In relation to intrapersonal factors, physical and mental health includes the presence or absence of a diagnosis of a physical and/or mental illness and access to medical services inside prison and after release, regardless of the type of illness and whether or not individuals have health insurance. Self-esteem encompasses an individual’s self-assessment and interactions with others, including feelings of inferiority, decision-making about life goals after prison, and the ability to evaluate personal capacities. Personal transformation involves changes in life projects and identity, including a desire to turn past experiences into positive contributions, such as helping children, individuals who have been in prison, and people recovering from substance abuse. Moreover, drug and alcohol abstinence involves abstinence from the use of drugs and alcohol. Finally, assertive coping strategies refer to methods for dealing with stressful situations.

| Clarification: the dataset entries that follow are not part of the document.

template <bool SEG>
__global__ __launch_bounds__(64) void k_tokenize(UnpackGeom g, DWork w, const unsigned char *streams, long stream_stride,
	const unsigned long long *lens, int *lin, int n)
{
	const int img = SEG ? blockIdx.y : blockIdx.x;
	if (img >= n)
		return;
	const int seg_k = SEG ? (int)blockIdx.x : 0;
	if (SEG && seg_k >= w.idx_nsegs[img])
		return;
	DecInfo &I = w.info[img];
	const unsigned char *s8 = streams + img * stream_stride;
	const unsigned long long len = lens[img] < (unsigned long long)stream_stride ? lens[img] : (unsigned long long)stream_stride;
	BitReader br;
	int order = 0;
	int planes[3] = { 0, 0, 0 };
	int pmax = 0;
	int nonsig_own[1] = { 0 };
	int nonsig_v = 0;
	SegIndex *idx = w.idx + (long)img * MAX_SEGS;
	if (!SEG) {
		info_begin(I, g);
		if (const int bad = read_preamble(br, g, s8, len, stream_stride, order, planes, lin + (long)img * g.C * g.lin_stride, g.lin_stride)) {
			I.status = bad;
			return;
		}
		for (int c = 0; c < g.C; ++c) {
			I.planes[c] = planes[c];
			pmax = planes[c] > pmax ? planes[c] : pmax;
		}
		I.pmax = pmax;
		I.status = 0;
		for (int c = 0; c < g.C; ++c)
			for (int l = 0; l < g.levels; ++l)
				I.missing[c * 16 + l] = planes[c];
		{
			const int lv = (int)threadIdx.x & 15, ch = (int)threadIdx.x >> 4;
			nonsig_v = ch < g.C && lv < g.levels ? g.pixels[lv + 1] - g.pixels[lv] : 0;
		}
	} else {
		br.w = (const unsigned long long *)s8;
		br.n64 = stream_stride >> 3;
		br.end_bits = len * 8;
		br.b = idx[seg_k].bit < br.end_bits ? idx[seg_k].bit : br.end_bits;
		br.base = 0;
		br.f0 = br.f1 = br.f2 = br.f3 = br.f4 = br.f5 = 0;
		order = (int)(idx[seg_k].order & 31u);
		nonsig_own[0] = (int)idx[seg_k].n1;
	}
	int *sd = w.seg_desc + (long)img * MAX_SEGS;
	unsigned long long *ssym = w.seg_symbase + (long)img * MAX_SEGS;
	unsigned long long *sb2 = w.seg_b2 + (long)img * MAX_SEGS;
	unsigned *sn2 = w.seg_n2done + (long)img * MAX_SEGS;
	int *sidx = w.segidx + (long)img * 3 * 16 * MAX_PLANES;
	BitmapWriter bm;
	bm.sym = w.symbits + img * w.BW;
	bm.cur = -1;
	bm.acc = 0;
	bm.lead = threadIdx.x == 0;
	const int wl = (int)threadIdx.x;

	unsigned cnt = SEG ? idx[seg_k].cnt : 0u;
	unsigned long long symtotal = SEG ? idx[seg_k].sym_base : 0ull;
	int nsegs = seg_k, level = -1;

	const unsigned short *exitX0 = w.exitX + (long)img * FAM * w.NCH;
	const unsigned long long *CS0 = w.cs + (long)img * FAM * (w.NCH + 1);
	const unsigned *CT0 = w.ct + (long)img * FAM * (w.NCH + 1), *CG0 = w.cg + (long)img * FAM * (w.NCH + 1);
	const unsigned *BR0 = w.breaks + (long)img * FAM * w.NCH;
	const unsigned long long *s64 = (const unsigned long long *)s8;
	const long lastsafe = br.end_bits >= 64 + CH_BITS ? (long)((br.end_bits - 64) >> CH_LOG2) - 1 : -1;
#ifdef DWTX_DEBUG_HOOKS
	unsigned long long t_hop = 0, t_fast = 0, t_load = 0, t_scan = 0, t_care = 0, n_care = 0, t_all0 = __builtin_readcyclecounter(), t_mark = 0;
#define WALK_MARK() t_mark = __builtin_readcyclecounter()
#define WALK_ADD(acc) do { const unsigned long long t_now = __builtin_readcyclecounter(); acc += t_now - t_mark; t_mark = t_now; } while (0)
#else
#define WALK_MARK()
#define WALK_ADD(acc)
#endif
	unsigned scans = 0, streak = 0;
	bool giveup = false;
	long checked = -1;
	int nhops = 0;
	unsigned hopped = 0, walked = 0;
	bool br_synced = !SEG;
	bool eof = false;
	const long hop0 = (long)img * w.MAX_HOPS + (SEG ? (long)w.seg_slot[(long)img * (MAX_SEGS + 1) + seg_k] : 0l);
	const long hop_cap = SEG ? (long)(w.seg_slot[(long)img * (MAX_SEGS + 1) + seg_k + 1] - w.seg_slot[(long)img * (MAX_SEGS + 1) + seg_k]) : w.MAX_HOPS;
	int *hop_seg = w.hop_seg + hop0;
	unsigned *hop_first = w.hop_first + hop0, *hop_last = w.hop_last + hop0, *hop_q0 = w.hop_q0 + hop0, *hop_entry = w.hop_entry + hop0,
		*hop_ntok = w.hop_ntok + hop0;

	auto segment = [&](int c, int l, int p) -> bool {
		const int num = g.pixels[l + 1] - g.pixels[l];
		const int n1 = p < 0 ? num : SEG ? nonsig_own[0] : __builtin_amdgcn_readlane(nonsig_v, c * 16 + l);
		const int n2 = num - n1;
		const int k = nsegs++;
		const unsigned long long sym0 = symtotal;
		if (!SEG) {
			SegIndex e;
			e.bit = br.b;
			e.sym_base = sym0;
			e.n1 = (unsigned)n1;
			e.cnt = cnt;
			e.desc = (unsigned)(c | (l << 4) | ((p + 1) << 8));
			e.order = (unsigned)order;
			idx[k] = e;
		}
		symtotal += ((unsigned long long)num + 31) & ~31ull;
		sd[k] = c | (l << 4) | ((p + 1) << 8);
		ssym[k] = sym0;
		sb2[k] = 0;
		sn2[k] = 0;
		if (p >= 0)
			sidx[(c * 16 + l) * MAX_PLANES + p] = k + 1;
		int q = 0, ones = 0;
		bool ok = true;
		streak = 0;
		while (q < n1) {
			unsigned zr;
			if (cnt == 0) {
				const long ci = (long)(br.b >> CH_LOG2);
				if (ci >= 1 && ci <= lastsafe && nhops < hop_cap) {
					const unsigned need = (unsigned)(n1 - q);
					const int rel = (int)(br.b - ((unsigned long long)ci << CH_LOG2));
					bool moved = false;
					WALK_MARK();
					if (ci != checked) {
						checked = ci;
						for (int fam = 0; fam < w.fam && !moved; ++fam) {
							const unsigned ep = exitX0[fam * w.NCH + ci - 1];
							if (ep == 0xffffu || (int)(ep & 0xffu) != rel || (int)(ep >> 8) != order)
								continue;
							const unsigned long long *CS = CS0 + fam * (w.NCH + 1);
							const unsigned *CT = CT0 + fam * (w.NCH + 1), *CG = CG0 + fam * (w.NCH + 1);
							const unsigned g0 = CG[ci], g1 = CG[ci + 1], gtot = CG[w.nch[img]];
							if (g1 != g0)
								continue;
							const unsigned long long s0 = CS[ci];
							long hi = g0 < gtot ? (long)BR0[fam * w.NCH + g0] - 1 : lastsafe;
							hi = hi < lastsafe ? hi : lastsafe;
							long lo = ci - 1;
							if (hi >= ci && CS[hi + 1] - s0 <= (unsigned long long)need) {
								lo = hi;
							} else {
								hi = hi - 1;
								while (lo < hi) {
									const long span = hi - lo, stride = (span + 63) >> 6;
									const long step = (long)(wl + 1) * stride;
									const long probe = lo + (step < span ? step : span);
									const int t = __builtin_popcountll(ballot64(CS[probe + 1] - s0 <= (unsigned long long)need));
									const long reach = (long)t * stride, next = (long)(t + 1) * stride;
									hi = t == 64 ? hi : lo + (next < span ? next : span) - 1;
									lo = lo + (reach < span ? reach : span);
								}
							}
							if (lo >= ci) {
								hop_seg[nhops] = k | (fam << 16);
								hop_first[nhops] = (unsigned)ci;
								hop_last[nhops] = (unsigned)lo;
								hop_q0[nhops] = (unsigned)q;
								hop_entry[nhops] = 0xffffffffu;
								hop_ntok[nhops] = 0xffffffffu;
								++nhops;
								hopped += (unsigned)(lo - ci + 1);
								q += (int)(CS[lo + 1] - s0);
								ones += (int)(CT[lo + 1] - CT[ci]);
								const unsigned eq = exitX0[fam * w.NCH + lo];
								order = (int)(eq >> 8);
								br.b = ((unsigned long long)(lo + 1) << CH_LOG2) + (eq & 0xffu);
								br_synced = false;
								moved = true;
							}
						}
					}
					WALK_ADD(t_hop);
					if (moved)
						streak = 0;
					if (!moved) {
						++scans;
						++streak;
						if (w.fam < FAM && (streak > w.streak_max || scans > w.scans_base + 16u * (unsigned)nsegs + (unsigned)(lastsafe >> 9))) {
							giveup = true;
							return false;
						}
						const ChunkWin cwv = chunk_load(s64, br.n64, ci);
#ifdef DWTX_DEBUG_HOOKS
						asm volatile("s_waitcnt vmcnt(0) lgkmcnt(0)" ::: "memory");
						WALK_ADD(t_load);
#endif
						const ChunkScan cs = chunk_scan(cwv, rel, order, need);
#ifdef DWTX_DEBUG_HOOKS
						WALK_ADD(t_scan);
#endif
						const unsigned tok = cs.tok, sym = cs.sym;
						const int off = cs.off, o = cs.o;
						if (tok) {
							hop_seg[nhops] = k;
							hop_first[nhops] = (unsigned)ci;
							hop_last[nhops] = (unsigned)ci;
							hop_q0[nhops] = (unsigned)q;
							hop_entry[nhops] = (unsigned)rel | ((unsigned)order << 8);
							hop_ntok[nhops] = tok;
							++nhops;
							walked += tok;
							q += (int)sym;
							ones += (int)tok;
							order = o;
							br.b = ((unsigned long long)ci << CH_LOG2) + (unsigned)off;
							br_synced = false;
							moved = true;
						}
						if (cs.cross_bits && q < n1) {
							const unsigned rem = (unsigned)(n1 - q);
							++walked;
							order = cs.cross_o;
							br.b = ((unsigned long long)ci << CH_LOG2) + (unsigned)off + (unsigned)cs.cross_bits;
							br_synced = false;
							q = n1;
							cnt = cs.cross_run - rem + 1;
							WALK_ADD(t_fast);
							break;
						}
					}
					WALK_ADD(t_fast);
					if (moved)
						continue;
				}
#ifdef DWTX_DEBUG_HOOKS
				WALK_MARK();
				++n_care;
#endif
				if (!br_synced) {
					br.seek(br.b);
					br_synced = true;
				}
				unsigned v;
				const int bad = br.vli_any(order, v);
				if (bad) {
					ok = false;
					eof = bad == 1;
					break;
				}
				++walked;
				zr = v;
#ifdef DWTX_DEBUG_HOOKS
				WALK_ADD(t_care);
#endif
			} else {
				zr = cnt - 1;
			}
			const unsigned rem = (unsigned)(n1 - q);
			if (zr >= rem) {
				q = n1;
				cnt = zr - rem + 1;
				break;
			}
			q += (int)zr;
			cnt = 0;
			if (p >= 0)
				bm.set_one(sym0 + (unsigned)q);
			++ones;
			if (!br_synced) {
				br.seek(br.b);
				br_synced = true;
			}
			unsigned neg;
			if (!br.read(1, neg)) {
				++q;
				ok = false;
				eof = true;
				break;
			}
			if (neg && p >= 0)
				bm.set_sign(sym0 + (unsigned)q);
			++q;
		}
		if (p >= 0) {
			if (SEG)
				nonsig_own[0] = n1 - ones;
			else
				nonsig_v = wl == c * 16 + l ? n1 - ones : nonsig_v;
		}
		if (!ok)
			return false;
		if (p >= 0 && n2 > 0) {
			if (cnt > 0) {
				if (cnt != 1) {
					--cnt;
					return false;
				}
				cnt = 0;
			}
			sb2[k] = br.b;
			const unsigned long long av = br.avail();
			if ((unsigned long long)n2 > av) {
				sn2[k] = (unsigned)av;
				br.b = br.end_bits;
				eof = true;
				return false;
			}
			sn2[k] = (unsigned)n2;
			br.b += (unsigned)n2;
			br_synced = false;
		}
		return true;
	};

	bool stop = false;
	if (SEG) {
		const unsigned d = idx[seg_k].desc;
		const int c = (int)(d & 15u), l = (int)((d >> 4) & 15u), p = (int)(d >> 8) - 1;
		const unsigned long long ring = (unsigned long long)(g.pixels[l < g.levels ? l + 1 : 1] - g.pixels[l < g.levels ? l : 0]);
		const unsigned long long sym_cap = (unsigned long long)w.BW * 16ull;
		const bool sane = c < g.C && l < g.levels && p < MAX_PLANES && (unsigned long long)idx[seg_k].n1 <= ring && idx[seg_k].order <= 31u &&
			ring + 32ull <= sym_cap && idx[seg_k].sym_base <= sym_cap - ring - 32ull;
		const bool went = sane && segment(c, l, p);
		bm.flush();
		SegResult r;
		r.bit = br.b;
		r.order = (unsigned)order;
		r.cnt = cnt;
		r.ones = sane ? idx[seg_k].n1 - (unsigned)nonsig_own[0] : 0u;
		r.nhops = (unsigned)nhops;
		r.hopped = hopped;
		r.walked = walked;
		r.ok = went && !giveup && !eof ? 1u : 0u;
		r.pad = 0u;
		w.segres[(long)img * MAX_SEGS + seg_k] = r;
		return;
	}
	int missing_v = wl < 48 && (wl >> 4) < g.C && (wl & 15) < g.levels ? planes[wl >> 4 < 3 ? wl >> 4 : 0] : 0;
	stop = walk_schedule(g, planes, pmax, level, [&](int i) { missing_v = wl == i ? missing_v - 1 : missing_v; }, segment);
	if (wl < 48 && (wl >> 4) < g.C && (wl & 15) < g.levels)
		I.missing[wl] = missing_v;
	bm.flush();
	if (giveup) {
		w.nhops[img] = 0;
		I.hops = WALK_GAVE_UP;
		return;
	}
	w.nhops[img] = nhops;
	I.hops = (unsigned)nhops;
	I.hopped_chunks = hopped;
	I.walked_tokens = walked;
	I.zeros_left = cnt;
#ifdef DWTX_DEBUG_HOOKS
	if (w.dbg) { w.dbg[img * 8 + 0] = __builtin_readcyclecounter() - t_all0; w.dbg[img * 8 + 1] = t_hop; w.dbg[img * 8 + 2] = t_fast; w.dbg[img * 8 + 3] = scans;
		w.dbg[img * 8 + 4] = t_load; w.dbg[img * 8 + 5] = t_scan; w.dbg[img * 8 + 6] = t_care; w.dbg[img * 8 + 7] = n_care; }
#endif
	I.level = level;
	I.nsegs = nsegs;
	I.truncated = stop ? (eof ? 3 : 1) : 0;
	I.bits_used = br.b;
}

Concerning interpersonal factors, social support includes the stability of emotional, instrumental, family, and friend support. It refers to the bond and assistance provided by family, friends, and community members, both practically and emotionally. Community involvement entails the active interaction of individuals with people in the community. It involves positive reintegration into community life through reconnecting with and participating in relationships, roles, and local social networks. It also implies having a valid identity, access to resources such as transportation for daily tasks, and compliance with supervision requirements. Adaptation refers to adjusting to the environment outside prison, including family and community dynamics. Finally, fatherhood includes traditional ideals of fatherhood and the father’s involvement with his child(ren) immediately after leaving prison.
Regarding institutional factors, the institutional and community support includes assistance from legal services and social support programs.
Concerning community factors, employment stability involves the proportion of time spent in employment in relation to the number of days since release from prison. It is manifested by the desire to have a stable, legitimate job, and to become a contributing member of society. It is also linked to the desire for financial independence. Furthermore, housing stability includes the proportion of time spent in the same residence since release from prison. It is manifested by the desire to own their own home at an affordable price, without having to go through transitional housing, stay with relatives/friends, or sleep on the street. Financial stability refers to the income individuals have to meet basic necessities after leaving prison, while education encompasses the opportunity for study both during incarceration and after release. A favorable neighborhood environment refers to a setting that is free from drug use and criminal activity.
Protective Factors
Intrapersonal Factors
Changes in thinking and behavior, including resilience (Hlavka et al., 2015; Jones et al., 2017; Khoshnami et al., 2022), the use of task-oriented coping strategies (Koski & Bantley, 2013), a sense of effectiveness in managing daily life (O’Brien, 2001; Visher et al., 2011), personal motivation (Davis et al., 2012; Tripodi et al., 2023), and a desire to turn past experiences into positive contributions by helping others and supporting their family (Andersen et al., 2020; Hlavka et al., 2015) were associated with better social reintegration (see Table 2). Older age is also associated with higher success rates (Bahr et al., 2010).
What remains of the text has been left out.